Di atas lahan dengan ikon Monumen Peringatan Korban Penyakit Minamata itu digelar peringatan tahunan setiap 1 Mei. Semua warga hadir. ”Kami berusaha memulihkan ikatan kekeluargaan yang renggang. Ini sangat penting,” kata anggota staf Dinas Lingkungan Hidup dan Kesejahteraan Kota Minamata, Shinya Osaki. Salah satunya dengan mengembangkan kegiatan bersama (yorokai) seperti di Desa Okawa, Minamata.

Namun, kompensasi tak mengubah apa pun. Warga meminta Chisso ditutup. ”Saya tak bisa menerima ulah Chisso,” kata Shinobu Sakamoto (50-an) terbata. Ia didiagnosa celebral palsy, penyakit gangguan kontrol terhadap fungsi gerak akibat gangguan otak saat berkembang, yang dikaitkan dengan akumulasi logam berat dalam tubuh.

Wali Kota Minamata Katsuragi Miyamoto mengaku memahami derita warga.
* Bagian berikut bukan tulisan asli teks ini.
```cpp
struct mnk_sc {
    mnk_ctx* ctx = nullptr;
    int64_t n = 0, m = 0, nnzj = 0, nnzh = 0;
    int64_t nnz_jt = 0, nnz_hess = 0, nnz_aug = 0, len_jptr = 0;
    std::vector<int32_t> jt_colptr, jt_rowval, h_colptr, h_rowval, aug_colptr, aug_rowval;
    std::vector<int32_t> tile_env;
    mnk::DevBuf<int32_t> d_tile_env;
    std::vector<int32_t> tile_envh;
    mnk::DevBuf<int32_t> d_tile_envh;
    std::vector<int64_t> jt_map, h_map;
    std::vector<int32_t> d_dst, d_src, hp_dst, hp_src, j_dst, j_c, j_k, j_l;
    mnk::DevBuf<int32_t> jt_seg_ptr, jt_seg_src, h_seg_ptr, h_seg_src;
    mnk::DevBuf<int32_t> aug_hptr, aug_hsrc;
    mnk::DevBuf<int32_t> aug_dsrc;
// ... 167 lines not shown
    double bk_growth_tol = 64.0, bk_growth_tol_qd = 1e8;
    double last_growth = 0.0;
    int64_t last_sign_changes = 0;
    int count = 0;
    mnk::DevBuf<unsigned long long> amax_dev;
    bool wanted(const mnk_ls* ls) const;
    unsigned long long* growth_word(const mnk_ls* ls) const;
    bool guard_fetched(const mnk_ls* ls) const;
    bool may_take_over(const mnk_ls* ls) const;
    void note_growth(double am, double dm, int64_t sign_changes) { last_growth = am > 0.0 ? dm / am : (dm > 0.0 ? HUGE_VAL : 0.0); last_sign_changes = sign_changes; }
    bool grew() const { return !(last_growth <= (last_sign_changes <= 1 ? bk_growth_tol_qd : bk_growth_tol)); }
    int run(mnk_ls* ls);
    int permute(mnk_ls* ls, double* x, double* tmp, bool forward);
    int dsolve(mnk_ls* ls, double* y);
    int inertia(mnk_ls* ls, unsigned long long* out_dev);
    int read_pivots(mnk_ls* ls, int32_t* perm_host, double* doff_host);
    bool multi_last() const { return ran_multi; }
    int mw_fallbacks() const { return n_mw_fallbacks; }
   private:
    int factor(mnk_ls* ls, bool multi);
    mnk::DevBuf<int> perm, ptype;
    mnk::DevBuf<double> doff, dcoup, work;
    mnk::DevBuf<char> state;
    mnk::DevBuf<double> wv, tmp; mnk::DevBuf<unsigned long long> msg; mnk::DevBuf<int> aux;
    bool ran_multi = false, mw_blocked = false;
    int n_mw_fallbacks = 0;
};

struct SolveState {
    int persistent_solve = 1;
    int solve512 = 0;
    int linv_mfma = 1;
    long ps_spin_limit = 6000000;
    int debug_ps_missing = -1;
    mnk::DevBuf<double> linv512, linv512t, linv512tmp;
    mnk::DevBuf<unsigned long long> trace;
    int create();
    void destroy();
    int* abort_word() const { return abort; }
    bool abort_raised() const { return abort && *abort != 0; }
    bool take_abort();
    int poll_buffer() const { return pub_next; }
    bool reset_due(int b) { const bool due = !pub_clean[b]; pub_clean[b] = true; return due; }
    void dirtied(int b) { pub_clean[b] = false; }
    void solve_queued(bool other_cleared) { pub_clean[pub_next] = false; pub_clean[pub_next ^ 1] = other_cleared; pub_next ^= 1; }
   private:
    int* abort = nullptr;
    int pub_next = 0;
    bool pub_clean[2] = {false, false};
};

struct mnk_ls {
    mnk_ctx* ctx = nullptr;
    int64_t N = 0, Np = 0, ld = 0, ldw = 0, nbo = 512;
    bool nbo_auto = true;
    int algo = MNK_LDL;
    double pivot_tol = 0.0;
    int lookahead = 1;
    int share = 1;
    int small_tiles = 400;
    int64_t single_rows = 2560;
    mnk::DevBuf<int> tile_ctr;
    mnk::DevBuf<double> fact, wbuf[2], linv, dblk, inv16, linv256, linv256t, dvec, dinv, xwork;
    SpareFill spare;
    int epoch = 0;
    mnk::DevBuf<int> flag_p;
// ... 124 lines not shown
```

### madnlp.jl_amd/csrc/ls.hip

```cpp
#include <cstdarg>
#include <cstdlib>
#include <atomic>
#include <map>
#include <mutex>

#include <cfloat>
#include "ls.h"

namespace mnk {

static thread_local std::string g_err;
void set_error(const char* fmt, ...) {
    char buf[1024];
    va_list ap;
    va_start(ap, fmt);
    vsnprintf(buf, sizeof(buf), fmt, ap);
    va_end(ap);
    g_err = buf;
}

__global__ __launch_bounds__(256) void fill_lower_kernel(double* __restrict__ F, int64_t ld, int64_t N, int64_t Np) {
    const int64_t col = blockIdx.x;
    const int64_t first = (col / PAD) * PAD;
    const int64_t r = first + ((int64_t)blockIdx.y * 256 + threadIdx.x) * 2;
// ... 669 lines not shown
    if (!strcmp(key, "accept_only_pd")) { ls->accept_only_pd = value != 0; return 0; }
    if (!strcmp(key, "probe")) { ls->probe.on = value != 0; return 0; }
    if (!strcmp(key, "early_reject")) { ls->early_reject = value != 0; return 0; }
    if (!strcmp(key, "dag_debug")) {
        ls->dag_debug = value != 0.0;
        if (ls->dag_debug && !ls->dag_dbg.p) {
            if (ls->dag_dbg.alloc(8 * 128 + 16 * 1024)) return -2;
            MNK_HIP(hipMemset(ls->dag_dbg.p, 0, (8 * 128 + 16 * 1024) * sizeof(int)));
        }
        return 0;
    }
    if (!strcmp(key, "bk_max_wgs")) {
        MNK_REQUIRE(value >= 0.0 && value <= 256.0, "bk_max_wgs must be in 0..256");
        ls->bk.bk_max_wgs = (int)value;
        return 0;
    }
    if (!strcmp(key, "bk_spin_limit")) {
        MNK_REQUIRE(value >= 1024.0, "bk_spin_limit must be at least 1024");
        ls->bk.bk_spin_limit = (long)value;
        return 0;
    }
    if (!strcmp(key, "debug_bk_missing")) { ls->bk.debug_bk_missing = (int)value; return 0; }
    if (!strcmp(key, "bk_growth_tol")) {
        MNK_REQUIRE(value > 1.0, "bk_growth_tol must be > 1");
        ls->bk.bk_growth_tol = value;
        return 0;
    }
    if (!strcmp(key, "bk_growth_tol_qd")) {
        MNK_REQUIRE(value > 1.0, "bk_growth_tol_qd must be > 1");
        ls->bk.bk_growth_tol_qd = value;
        return 0;
    }
    if (!strcmp(key, "persistent_solve")) { ls->solves.persistent_solve = value != 0.0; return 0; }
    if (!strcmp(key, "ps_spin_limit")) {
        MNK_REQUIRE(value >= 1024.0, "ps_spin_limit must be at least 1024");
        ls->solves.ps_spin_limit = (long)value;
        return 0;
    }
    if (!strcmp(key, "debug_pp_missing")) { ls->debug_pp_missing = (int)value; return 0; }
    if (!strcmp(key, "debug_ps_missing")) { ls->solves.debug_ps_missing = (int)value; return 0; }
    if (!strcmp(key, "solve_trace")) {
        if (value != 0.0) {
            int rc = ls->solves.trace.alloc((size_t)(ls->Np / 64) * 8);
            if (rc) return rc;
            MNK_HIP(hipMemset(ls->solves.trace.p, 0, (size_t)(ls->Np / 64) * 8 * sizeof(unsigned long long)));
        } else {
            ls->solves.trace.release();
        }
        return 0;
    }
    set_error("mnk_ls_set_option: unknown option '%s'", key);
    return -1;
}

static int ensure_wbuf(mnk_ls* ls) {
    if (ls->algo != MNK_LDL || ls->wbuf[0].p) return 0;
    const size_t cnt = (size_t)ls->ldw * std::min<int64_t>(mnk_ls_effective_nbo(ls), ls->Np) + SLACK;
    int rc = ls->wbuf[0].alloc(cnt);
    if (!rc && mnk_ls_effective_nbo(ls) < ls->Np) rc = ls->wbuf[1].alloc(cnt);
    return rc;
}

static unsigned long long* amax_word(mnk_ls* ls) {
    if (!ls->bk.wanted(ls)) return nullptr;
    if (!ls->bk.amax_dev.p && ls->bk.amax_dev.alloc(AMAX_WORDS)) return nullptr;
    (void)hipMemsetAsync(ls->bk.amax_dev.p, 0, AMAX_WORDS * sizeof(unsigned long long), ls->ctx->stream);
// ... 108 lines not shown
}

static int probe_leading_block(mnk_ls* ls, mnk_sc* sc, bool* rejected) {
    *rejected = false;
    if (!(ls->probe.on && ls->early_reject && ls->accept_only_pd && ls->algo == MNK_LDL && ls->N == sc->n && !mnk_batch_active())) return 0;
    const int64_t m = ls->probe.order_due(ls->N);
    mnk_ls* c = m > 0 ? ls->probe.child(ls, m) : nullptr;
    if (c == nullptr) return 0;
    int rc = mnk_ls_factorize_sc_async(c, sc);
    if (!rc) rc = mnk_ls_fetch_info(c);
    if (rc) return rc;
    const FactorVerdict& cv = c->verdict;
    if (cv.npos == m && cv.nzero == 0 && cv.nneg == 0) { ++ls->probe.misses; return 0; }
    ++ls->probe.hits;
    ls->verdict.reject_early(cv.npos, cv.nzero, ls->N, cv.usable() ? m - 1 : cv.early_reject_col);
    ls->probe.note_verdict(true, ls->verdict.early_reject_col, ls->N);
    *rejected = true;
    return 0;
}

mnk_ls* LeadingBlockProbe::child(mnk_ls* ls, int64_t m) {
    if (ls_child == nullptr || order != m) {
        destroy();
        if (mnk_ls_create(ls->ctx, m, ls->algo, &ls_child) != 0) { (void)hipGetLastError(); ls_child = nullptr; return nullptr; }
        ls_child->probe.on = 0;
        ls_child->accept_only_pd = 1;
        ls_child->early_reject = 1;
        order = m;
    }
    mnk_ls* c = ls_child;
    c->pivot_tol = ls->pivot_tol;
    c->envelope = ls->envelope;
    c->envelope_half = ls->envelope_half;
    if (c->dag_xcd_queues != ls->dag_xcd_queues || c->dag_gang != ls->dag_gang) {
        c->dag_xcd_queues = ls->dag_xcd_queues;
        c->dag_gang = ls->dag_gang;
        c->plan.invalidate();
    }
    return c;
}

int mnk_ls_factorize_sc_async(mnk_ls* ls, mnk_sc* sc) {
    MNK_REQUIRE(ls && sc && sc->ctx, "mnk_ls_factorize_sc: NULL argument or host-only handle");
    MNK_REQUIRE(sc->n >= ls->N, "mnk_ls_factorize_sc: the solver's order exceeds the KKT system's");
    MNK_HIP(hipSetDevice(ls->ctx->device));
    { int rc_d = mnk_ls_sync_deferred(ls); if (rc_d) return rc_d; }
    int rc = ensure_wbuf(ls);
    if (rc) return rc;
    bool probe_rejected = false;
    rc = probe_leading_block(ls, sc, &probe_rejected);
    if (rc) return rc;
    if (!probe_rejected) {
        rc = transfer_sc(ls, sc);
        if (rc) return rc;
    }
    ls->src.persistent = true;
    ls->src.retransfer = handle_retransfer(sc->alive, [ls, sc]() { return transfer_sc(ls, sc); });
    if (probe_rejected) return 0;
    return mnk_ls_run_factorization(ls);
}

static int transfer_dense(mnk_ls* ls, const double* Adev, int64_t lda) {
    ls->src.env_dev = nullptr;
    dim3 grid((unsigned)ls->Np, (unsigned)((ls->Np + 1023) / 1024));
    hipLaunchKernelGGL(copy_lower_kernel, grid, dim3(256), 0, ls->ctx->stream, ls->fact.p, ls->ld, Adev, lda,
                       ls->N, ls->Np, amax_word(ls));
// ... 301 lines not shown
    MNK_REQUIRE(ls && L, "mnk_ls_get_factor: NULL argument");
    { int rc_d = mnk_ls_sync_deferred(ls); if (rc_d) return rc_d; }
    MNK_REQUIRE(ls->verdict.has_factorization(), "mnk_ls_get_factor: factorize first");
    { int rc_f = ensure_complete_factor(ls, "mnk_ls_get_factor"); if (rc_f) return rc_f; }
    MNK_HIP(hipSetDevice(ls->ctx->device));
    hipStream_t s = ls->ctx->stream;
    if (loc == MNK_DEVICE) {
        MNK_HIP(hipMemcpy2DAsync(L, ls->N * sizeof(double), ls->fact.p, ls->ld * sizeof(double), ls->N * sizeof(double), ls->N,
                                 hipMemcpyDeviceToDevice, s));
        if (D) MNK_HIP(hipMemcpyAsync(D, ls->dvec.p, ls->N * sizeof(double), hipMemcpyDeviceToDevice, s));
        MNK_HIP(mnk::stream_wait(s));
    } else {
        MNK_HIP(mnk::d2h_copy_2d(L, ls->N * sizeof(double), ls->fact.p, ls->ld * sizeof(double), ls->N * sizeof(double), ls->N, s));
        if (D) MNK_HIP(mnk::d2h_copy(D, ls->dvec.p, ls->N * sizeof(double), s));
    }
    return 0;
}

int mnk_ls_get_stat(mnk_ls* ls, const char* key, double* value) {
    MNK_REQUIRE(ls && key && value, "mnk_ls_get_stat: NULL argument");
    MNK_HIP(hipSetDevice(ls->ctx->device));
    { int rc_d = mnk_ls_sync_deferred(ls); if (rc_d) return rc_d; }
    if (ls->verdict.has_factorization()) {
        int rc = mnk_ls_fetch_info(ls);
        if (rc) return rc;
    }
    if (!strncmp(key, "pinned:", 7)) {
        *value = std::find(ls->env_keys.begin(), ls->env_keys.end(), std::string(key + 7)) != ls->env_keys.end() ? 1.0 : 0.0;
        return 0;
    }
    if (!strcmp(key, "panel_algo")) { *value = ls->algo_now; return 0; }
    if (!strcmp(key, "pp_fallbacks")) { *value = ls->pp.fallbacks; return 0; }
    if (!strcmp(key, "timeout_site")) { *value = ls->pp.last_site; return 0; }
    if (!strcmp(key, "probe_hits")) { *value = (double)ls->probe.hits; return 0; }
    if (!strcmp(key, "probe_misses")) { *value = (double)ls->probe.misses; return 0; }
    if (!strcmp(key, "early_rejects")) { *value = (double)ls->verdict.early_rejects; return 0; }
    if (!strcmp(key, "early_reject_redone")) { *value = (double)ls->verdict.early_reject_redone; return 0; }
    if (!strcmp(key, "early_reject_col")) { *value = (double)ls->verdict.early_reject_col; return 0; }
    if (!strcmp(key, "stall_ms_total")) { *value = ls->stall_ms_total; return 0; }
    if (!strcmp(key, "stall_ms_process")) { *value = mnk_process_stall_ms(); return 0; }
    if (!strcmp(key, "growth")) { *value = ls->bk.last_growth; return 0; }
    if (!strcmp(key, "sign_changes")) { *value = (double)ls->bk.last_sign_changes; return 0; }
    if (!strcmp(key, "bk_count")) { *value = ls->bk.count; return 0; }
    if (!strcmp(key, "evd_sweeps")) { *value = ls->alt ? ls->alt->stat(key) : 0.0; return 0; }
    if (!strcmp(key, "bk_panel_multi")) { *value = ls->bk.multi_last() ? 1.0 : 0.0; return 0; }
    if (!strcmp(key, "bk_mw_fallbacks")) { *value = ls->bk.mw_fallbacks(); return 0; }
    if (!strcmp(key, "dag_bulk_wgs")) { *value = ls->ctx->dag_cus > 0 ? mnk_ctx_bulk_wgs(ls->ctx, ls->ctx->dag_cus, 3) : 0; return 0; }
    if (!strcmp(key, "dag_ntasks")) { *value = ls->plan.list.size(); return 0; }
    if (!strcmp(key, "dag_ntasks1")) { *value = ls->plan.list.n1; return 0; }
    if (!strcmp(key, "dag_js2")) { *value = ls->plan.key.js2; return 0; }
    if (!strcmp(key, "dag_nq")) { *value = std::max(ls->plan.nq[0], ls->plan.nq[1]); return 0; }
    if (!strcmp(key, "dag_steals")) {
        int st[2] = {0, 0};
        if (ls->plan.qheads.p != nullptr)
            for (int ph = 0; ph < 2; ++ph)
                MNK_HIP(mnk::d2h_copy(&st[ph], ls->plan.qheads.p + ph * mnk::DAG_QHEAD_WORDS + mnk::DAG_NQ * mnk::DAG_QHEAD_STRIDE, sizeof(int), ls->ctx->stream));
        *value = (double)st[0] + (double)st[1];
        return 0;
    }
    if (!strcmp(key, "env_ksteps") || !strcmp(key, "env_ksteps_skipped")) {
        int gate = 1;
        if (ls->env_used && ls->env_word.p) MNK_HIP(mnk::d2h_copy(&gate, ls->env_word.p + 1, sizeof(int), ls->ctx->stream));
        int64_t cnt[2] = {0, 0};
        mnk::dag_env_count(ls->plan.list, ls->env_used && gate == 0 ? ls->src.env_host.data() : nullptr, (int)ls->src.env_host.size(), cnt);
        *value = (double)(!strcmp(key, "env_ksteps") ? cnt[0] : cnt[1]);
        return 0;
// ... 37 lines not shown
```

Ia sulit menjawab, kenapa pemerintah menghentikan investigasi. Ia mengaku fokus bekerja untuk memastikan keselamatan warga Minamata di masa depan.

Misinya, menjadikan kota Minamata sebagai tempat belajar kelas dunia, betapa jasa lingkungan tak bisa ditukar apa pun. Satu Minamata sudah lebih dari cukup.